Betrug beim Kippen und Wippen
In der sogenannten Kipper- und Wipperzeit (1620-1622) fand in weiten Teile Deutschlands eine Münzentwertung statt. Der Name leitet sich von der Praktik der betrügerischen Münzentwertung ab, nämlich dem Wippen der Waagbalken beim Auswiegen der Münzen und dem anschließenden Kippen (niederdeutsch für „Aussortieren“) der schwereren Stücke, aus denen dann unter Zugabe von Kupfer, Zinn oder Blei geringerwertige neue Münzen hergestellt wurden.
Dr. Edel führt an, dass die Münzen dort wohl zur Zeit des Siebenjährigen Krieges (1756 – 1763) vergraben worden sind, um sie vor dem Zugriff marodierender Soldaten zu schützen.
Das Geld der Witwe Egbrinkhoff
Offen bleibt nur die Frage, wer hat sie dort vergraben? Und warum bliebe sie dort bis 1907 versteckt? Auch darauf fand Dr. Edel eine Antwort.
Das betreffende Haus war früher als Schüttorf Nr. 28 aufgeführt und soll seit 1636 sehr lange im Besitz der Müllerfamilie Egbrinkhoff gewesen sein. Hier ist anzumerken, dass im Adressbuch von Schüttorf aus dem Jahre 1630 der Name Egbrinkhoff nicht aufgeführt ist, Zu Beginn des 18. Jahrhundert wohnte dort Gerd Egbrinkhoff mit seiner Frau Fenne, die jedoch sehr früh verstarb. Da nahm Müllermeister Gerd die Elisabeth Boneker zu seiner zweiten Frau. Diese Ehe blieb allerdings kinderlos. Am 10. September 1755 verstarb Gerd Egbrinkhoff, seine Frau Elisabeth folgte ihm drei Jahre später im Alter von 58 Jahren ins Grab.

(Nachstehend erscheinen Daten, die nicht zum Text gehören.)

# vseib/point-cloud-donkey

Measured on AMD Instinct MI355X. Metric: objects/sec classified (ModelNet10-like, SHOT-352), higher is better.
Workload: dtype f32; 1 GPU; configs[1]: ModelNet10-like test split, 16384 pts, 1024 uniform keypoints/object, SHOT-352 (Radius 0.4, LRF 0.3), exact kNN K=1 squared-L2, mean-shift bandwidth 0.6; points_per_object=16384, keypoints_per_object=1024, classes=10, codebook_words=102400, descriptor_dim=352, collective_world_size=1

## Files before the change

point-cloud-donkey_amd/csrc/knn_ring16.hip:

```cpp
#include "knn_internal.h"

namespace {

__device__ __forceinline__ void lds_dma16(const void* g, void* l) {
    __builtin_amdgcn_global_load_lds((const void __attribute__((address_space(1)))*)g, (void __attribute__((address_space(3)))*)l, 16, 0, 0);
}
template <int T, int WR = 2, int QP = 0, int PRE = 0>
__global__ __launch_bounds__(WR * 256, 2) void k_knn_l2_ring16(const u16* __restrict__ wh, const float* __restrict__ word_norm, int n_tiles_m, int ld, int k_steps,
                                                          const u16* __restrict__ qh, int nq, const float* __restrict__ out_scale,
                                                          int tiles_per_split, int n_splits,
                                                          float* __restrict__ cand_val, int* __restrict__ cand_idx, int cand_stride,
                                                          float* __restrict__ cand_bound, int bound_stride, unsigned int* __restrict__ stream_clock,
                                                          const float* __restrict__ thr_init, float* __restrict__ thr_out, int tile_step, float thr_relax) {
    using L = Ring16Lds<WR, QP>;
    constexpr int WC = 4, MT = 8, NT = 4, KB = RG_KB, BM = WR * 128, BN = RG_BN;
    constexpr int STAGES = L::STAGES, STAGE_HALVES = L::STAGE_HALVES, CNS = 256;
    extern __shared__ __attribute__((aligned(16))) unsigned char knn_smem[];
    u16* ring = (u16*)knn_smem;
    float* sCn = (float*)(knn_smem + L::cn);
    float* sThr = (float*)(knn_smem + L::thr);
    u16* panel = (u16*)(knn_smem + L::panel);
    const float oscale = out_scale[0];

    const int tid = threadIdx.x;
    const int lane = tid & 63;
    const int wv = __builtin_amdgcn_readfirstlane(tid >> 6);
    const int wr = wv / WC, wc = wv % WC;
    const int fr = lane & 15, fq = lane >> 4;
    const int xcd = blockIdx.x & 7, jx = blockIdx.x >> 3;
    const int split = jx % n_splits, qtile = (jx / n_splits) * 8 + xcd;
    if (qtile * BN >= nq) return;
    const int mt0 = split * tiles_per_split;
    const int n_t = PRE ? (n_tiles_m + tile_step - 1) / tile_step : min(n_tiles_m, mt0 + tiles_per_split) - mt0;
    if (n_t <= 0) return;
    const int nk = (k_steps + 1) / 2;
    const int G = n_t * nk;
    int toff = 0; unsigned c0 = 0u;
    if (stream_clock) {
        unsigned int* clk = stream_clock + xcd * n_splits + split;
        if (tid == 0) *(volatile unsigned*)ring = __hip_atomic_load(clk, __ATOMIC_RELAXED, __HIP_MEMORY_SCOPE_AGENT);
        __syncthreads();
        c0 = __builtin_amdgcn_readfirstlane(*(volatile unsigned*)ring);
        __syncthreads();
        toff = (int)(c0 % (unsigned)n_t);
        stream_clock = clk;
    }
    auto tile_of = [&](int i) { if (PRE) return i * tile_step; const int x = i + toff; return mt0 + (x >= n_t ? x - n_t : x); };

    constexpr int NA = QP ? 2 : (WR == 2 ? 4 : 2), NB = 4;
    const bool dma_a = QP || WR == 1 || wv < 4, dma_b = !QP && (WR == 1 || wv >= 4);
    const unsigned lane_off = (unsigned)(lane * 16);
    const int row_a = QP ? wv * 32 : (WR == 2 ? (wv & 3) * 64 : wv * 32), row_b = (wv & 3) * 64;
    const char* qbase = QP ? (const char*)(qh + (size_t)qtile * nk * (256 * KB)) + (wv * 32) * (KB * 2)
                           : (const char*)(qh + (size_t)qtile * nk * (BN * KB)) + row_b * (KB * 2);
    if (QP) {
        for (int s_ = 0; s_ < nk; ++s_) {
            lds_dma16(qbase + (size_t)s_ * (256 * KB * 2) + lane_off, panel + (s_ * 256 + wv * 32) * KB);
            lds_dma16(qbase + (size_t)s_ * (256 * KB * 2) + 16 * KB * 2 + lane_off, panel + (s_ * 256 + wv * 32 + 16) * KB);
        }
    }
    int pt = 0, pkc = 0, ps = 0;
    auto issue = [&]() {
        u16* st = ring + ps * STAGE_HALVES;
        const int tt = tile_of(pt);
        if (wv == 0 && pkc == 0) lds_dma16(word_norm + (size_t)tt * BM + lane * 4, sCn + (pt & 3) * CNS);
        if (dma_a) {
            const char* sp = (const char*)wh + ((size_t)(WR == 2 ? tt : (tt >> 1)) * nk + pkc) * (256 * KB * 2) + ((WR == 2 ? 0 : (tt & 1) * 128) + row_a) * (KB * 2);
#pragma unroll
            for (int j = 0; j < NA; ++j) lds_dma16(sp + j * (16 * KB * 2) + lane_off, st + (row_a + j * 16) * KB);
        }
        if (dma_b) {
            const char* sp = qbase + (size_t)pkc * (BN * KB * 2);
#pragma unroll
            for (int j = 0; j < NB; ++j) lds_dma16(sp + j * (16 * KB * 2) + lane_off, st + BM * KB + (row_b + j * 16) * KB);
        }
        if (++ps == STAGES) ps = 0;
        if (pt * nk + pkc + 1 < G) { if (++pkc == nk) { pkc = 0; ++pt; } }
    };
#pragma unroll
    for (int i = 0; i < STAGES; ++i) issue();

    const int fso = (fr * KB) + ((fq ^ f16t_swizzle(fr)) << 3);
    const int fragA = wr * (MT * 16) * KB + fso, fragB = (QP ? 0 : BM * KB) + wc * (NT * 16) * KB + fso;
    TopT<T + 1> top[NT];
    float thr[NT];
#pragma unroll
    for (int n = 0; n < NT; ++n) {
        top[n].init(); thr[n] = -__builtin_inff();
        if (!PRE && thr_init) { const int qi_ = qtile * BN + wc * (NT * 16) + n * 16 + fr; if (qi_ < nq) thr[n] = thr_init[qi_]; }
    }
    f32x4 acc[MT][NT];
    const int pw = (1 - wr) * WC + wc;
    if (WR == 2) {
#pragma unroll
        for (int n = 0; n < NT; ++n) sThr[(wv * NT + n) * 64 + lane] = -__builtin_inff();
    }

    f16x8 xa[4], ya[4], bq[NT];
    if (QP) asm volatile("s_waitcnt vmcnt(6)\n\ts_barrier" ::: "memory");
    else asm volatile("s_waitcnt vmcnt(12)\n\ts_barrier" ::: "memory");
#pragma unroll
    for (int m = 0; m < 4; ++m) xa[m] = *(const f16x8*)(ring + fragA + m * 16 * KB);
    int t = 0, kc = 0, gs = 0;
    for (int g = 0; g < G; ++g) {
        const int gn = gs + 1 == STAGES ? 0 : gs + 1;
        const u16* st = ring + gs * STAGE_HALVES;
        const u16* sn = ring + gn * STAGE_HALVES;
        gs = gn;
#pragma unroll
        for (int n = 0; n < NT; ++n) bq[n] = *(const f16x8*)((QP ? panel + kc * (256 * KB) : st) + fragB + n * 16 * KB);
        __builtin_amdgcn_sched_barrier(0);
        __builtin_amdgcn_s_setprio(1);
        const float* cnp = sCn + (t & 3) * CNS + wr * (MT * 16) + 4 * fq;
        auto mma4 = [&](int mb, const f16x8* af, f16x8* nxt, const u16* nsrc) {
            if (kc == 0) {
#pragma unroll
                for (int mt = 0; mt < 4; ++mt) {
                    const f32x4 c0 = *(const f32x4*)(cnp + (mb + mt) * 16);
#pragma unroll
                    for (int nt = 0; nt < NT; ++nt) acc[mb + mt][nt] = __builtin_amdgcn_mfma_f32_16x16x32_f16(af[mt], bq[nt], c0, 0, 0, 0);
                    nxt[mt] = *(const f16x8*)(nsrc + mt * 16 * KB);
                    __builtin_amdgcn_sched_barrier(0);
                }
            } else {
#pragma unroll
                for (int mt = 0; mt < 4; ++mt) {
#pragma unroll
                    for (int nt = 0; nt < NT; ++nt) acc[mb + mt][nt] = __builtin_amdgcn_mfma_f32_16x16x32_f16(af[mt], bq[nt], acc[mb + mt][nt], 0, 0, 0);
                    nxt[mt] = *(const f16x8*)(nsrc + mt * 16 * KB);
                    __builtin_amdgcn_sched_barrier(0);
                }
            }
        };
        mma4(0, xa, ya, st + fragA + 4 * 16 * KB);
        __builtin_amdgcn_sched_barrier(0);
        if (QP) asm volatile("s_waitcnt vmcnt(4) lgkmcnt(0)\n\ts_barrier" ::: "memory");
        else if (WR == 2) asm volatile("s_waitcnt vmcnt(8) lgkmcnt(0)\n\ts_barrier" ::: "memory");
        else asm volatile("s_waitcnt vmcnt(6) lgkmcnt(0)\n\ts_barrier" ::: "memory");
        issue();
        __builtin_amdgcn_sched_barrier(0);
        mma4(4, ya, xa, sn + fragA);
        __builtin_amdgcn_s_setprio(0);
        __builtin_amdgcn_sched_barrier(0);
        if (++kc == nk) {
            const int row0 = tile_of(t) * BM + wr * (MT * 16) + 4 * fq;
            if (stream_clock && tid == 0) atomicMax(stream_clock, c0 + (unsigned)t + 1u);
            if (PRE) {
#pragma unroll
                for (int nt = 0; nt < NT; ++nt) {
                    float m = thr[nt];
#pragma unroll
                    for (int mt = 0; mt < MT; ++mt) {
                        asm("v_max3_f32 %0, %1, %2, %3" : "=v"(m) : "v"(m), "v"(acc[mt][nt][0]), "v"(acc[mt][nt][1]));
                        asm("v_max3_f32 %0, %1, %2, %3" : "=v"(m) : "v"(m), "v"(acc[mt][nt][2]), "v"(acc[mt][nt][3]));
                    }
                    thr[nt] = m;
                }
            } else {
                float mx[NT];
#pragma unroll
                for (int nt = 0; nt < NT; ++nt) {
                    float m;
                    asm("v_max3_f32 %0, %1, %2, %3" : "=v"(m) : "v"(acc[0][nt][0]), "v"(acc[0][nt][1]), "v"(acc[0][nt][2]));
                    asm("v_max_f32 %0, %1, %2" : "=v"(m) : "v"(m), "v"(acc[0][nt][3]));
#pragma unroll
                    for (int mt = 1; mt < MT; ++mt) {
                        asm("v_max3_f32 %0, %1, %2, %3" : "=v"(m) : "v"(m), "v"(acc[mt][nt][0]), "v"(acc[mt][nt][1]));
                        asm("v_max3_f32 %0, %1, %2, %3" : "=v"(m) : "v"(m), "v"(acc[mt][nt][2]), "v"(acc[mt][nt][3]));
                    }
                    mx[nt] = m;
                }
                unsigned long long hit[NT];
#pragma unroll
                for (int nt = 0; nt < NT; ++nt) hit[nt] = __ballot(mx[nt] > thr[nt]);
                unsigned long long any_hit = 0ull;
#pragma unroll
                for (int nt = 0; nt < NT; ++nt) any_hit |= hit[nt];
                if (__builtin_expect(any_hit != 0ull, 0)) {
#pragma unroll
                    for (int nt = 0; nt < NT; ++nt) {
                        if (hit[nt] == 0ull) continue;
                        float gm[MT];
#pragma unroll
                        for (int mt = 0; mt < MT; ++mt) {
                            asm("v_max3_f32 %0, %1, %2, %3" : "=v"(gm[mt]) : "v"(acc[mt][nt][0]), "v"(acc[mt][nt][1]), "v"(acc[mt][nt][2]));
                            asm("v_max_f32 %0, %1, %2" : "=v"(gm[mt]) : "v"(gm[mt]), "v"(acc[mt][nt][3]));
                        }
                        unsigned long long gk[MT];
#pragma unroll
                        for (int mt = 0; mt < MT; ++mt) gk[mt] = __ballot(gm[mt] > thr[nt]);
                        asm volatile("" :: "s"(gk[0]), "s"(gk[1]), "s"(gk[2]), "s"(gk[3]), "s"(gk[4]), "s"(gk[5]), "s"(gk[6]), "s"(gk[7]));
#pragma unroll
                        for (int mt = 0; mt < MT; ++mt) {
                            if (gk[mt] == 0ull) continue;
                            unsigned long long mk[4];
#pragma unroll
                            for (int j = 0; j < 4; ++j) mk[j] = __ballot(acc[mt][nt][j] > thr[nt]);
                            asm volatile("" :: "s"(mk[0]), "s"(mk[1]), "s"(mk[2]), "s"(mk[3]));
#pragma unroll
                            for (int j = 0; j < 4; ++j) {
                                if (mk[j] == 0ull) continue;
                                const float a = acc[mt][nt][j];
                                top[nt].push_flat(a > thr[nt] ? -a : __builtin_inff(), row0 + mt * 16 + j);
                                asm("v_max_f32_e64 %0, %1, -%2" : "=v"(thr[nt]) : "v"(thr[nt]), "v"(top[nt].v[T]));
                            }
                        }
                    }
                }
            }
#pragma unroll
            for (int nt = 0; nt < NT; ++nt) {
                const auto h = __builtin_amdgcn_permlane32_swap(__float_as_uint(thr[nt]), __float_as_uint(thr[nt]), false, false);
                float sh;
                asm("v_max_f32 %0, %1, %2" : "=v"(sh) : "v"(__uint_as_float(h[0])), "v"(__uint_as_float(h[1])));
                const auto q = __builtin_amdgcn_permlane16_swap(__float_as_uint(sh), __float_as_uint(sh), false, false);
                asm("v_max_f32 %0, %1, %2" : "=v"(sh) : "v"(__uint_as_float(q[0])), "v"(__uint_as_float(q[1])));
                if (WR == 2) {
                    sThr[(wv * NT + nt) * 64 + lane] = sh;
                    const float other = sThr[(pw * NT + nt) * 64 + lane];
                    asm("v_max_f32 %0, %1, %2" : "=v"(thr[nt]) : "v"(sh), "v"(other));
                } else thr[nt] = sh;
            }
            kc = 0; ++t;
        }
    }
    asm volatile("s_waitcnt vmcnt(0)" ::: "memory");
    if (PRE) {
        __syncthreads();
#pragma unroll
        for (int nt = 0; nt < NT; ++nt) sThr[(wv * NT + nt) * 64 + lane] = thr[nt];
        __syncthreads();
        if (wr == 0 && fq == 0) {
#pragma unroll
            for (int nt = 0; nt < NT; ++nt) {
                const int qi = qtile * BN + wc * (NT * 16) + nt * 16 + fr;
                const float b = fmaxf(thr[nt], sThr[(pw * NT + nt) * 64 + lane]);
                if (qi < nq) thr_out[qi] = b - fabsf(b) * 3.814697265625e-06f + thr_relax;
            }
        }
        return;
    }
    if (WR == 2) {
        __syncthreads();
#pragma unroll
        for (int nt = 0; nt < NT; ++nt) sThr[(wv * NT + nt) * 64 + lane] = thr[nt];
        __syncthreads();
#pragma unroll
        for (int nt = 0; nt < NT; ++nt) thr[nt] = fmaxf(thr[nt], sThr[(pw * NT + nt) * 64 + lane]);
    }
#pragma unroll
    for (int nt = 0; nt < NT; ++nt) {
        const int qi = qtile * BN + wc * (NT * 16) + nt * 16 + fr;
        if (qi < nq) {
#pragma unroll
            for (int tt = 0; tt < T; ++tt) {
                const size_t o = (size_t)qi * cand_stride + split * (WR * 4 * T) + (wr * 4 + fq) * T + tt;
                cand_val[o] = -oscale * top[nt].v[tt]; cand_idx[o] = top[nt].i[tt];
            }
            cand_bound[(size_t)qi * bound_stride + split * (WR * 4) + (wr * 4 + fq)] = oscale * thr[nt];
        }
    }
}
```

Schlimme Kriegszeiten in Schüttorf
Nach Dr. Edel erlebte Elisabeth Egbrinkhoff also noch als alleinstehende Witwe die Anfänge des Siebenjährigen Krieges. Diese Kriegszeiten waren für alle Schüttorfer nicht leicht, insbesondere nicht für alleinstehende Frauen. Französische Husaren machten als Marodeure die Gegend unsicher. Raub und Erpressung waren an der Tagesordnung.
Besonders schlimm traf es Schüttorf im Februar 1758, als französische Truppen sich aus Ostfriesland zurückziehen mussten. Eine ganze Armee zog damals durch die Obergrafschaft. Die Soldaten haben bei den Bürgern und Bauern „entsetzlich gehauset“. Insbesondere Soldaten, die sich von der Truppe entfernten, marodierten die Landstriche, brandschatzten und töteten viele Bewohner.
So berichteten Chroniken, dass am 17. April 1761 der Bauer Wegkamp von Soldaten niedergeschlagen und ihm sein Geld, aber auch Gold und Silber geraubt wurde. Änliches widerfuhr auch dem Schüttorfer Bürgermeister te Gempt, der auch ausgeraubt wurde. Am gleichen Tag wurden die Frau und die beiden Schwestern vom Vogt Kock auf der Lilienstraße brutal zusammengeschlagen.
Das Geheimnis mit ins Grab genommen
Aus Angst vor Plünderungen oder Erpressungen vergruben damals viele Bürger ihre Wertsachen und vor allem ihr Geld, damit die Marodeure es nicht finden. So auch wohl die Witwe Elisabeth. Dr. Edel schrieb darüber: „Wir sehen die Witwe Egbrinkhoff vor uns, wie sie im Stübchen ihr ererbtes Vermögen sorgsam in den bronzenen Grapen verpackt, mit einer Strickjacke zudeckt, eine Bohle aus dem Fußboden hochhebt, eine Vertiefung in dem darunter liegenden Erdreich aushebt und den Grapen hineinsenkt, dann das Ganze wieder mit Erde zudeckt und die Fußbodenbretter wieder fest vernagelt.“ So war das Vermögen der Witwe Elisabeth erst einmal in Sicherheit. Pech nur, dass sie kurz darauf verstarb, ohne jemanden mitzuteilen, dass sie dort etwas vergraben hatte.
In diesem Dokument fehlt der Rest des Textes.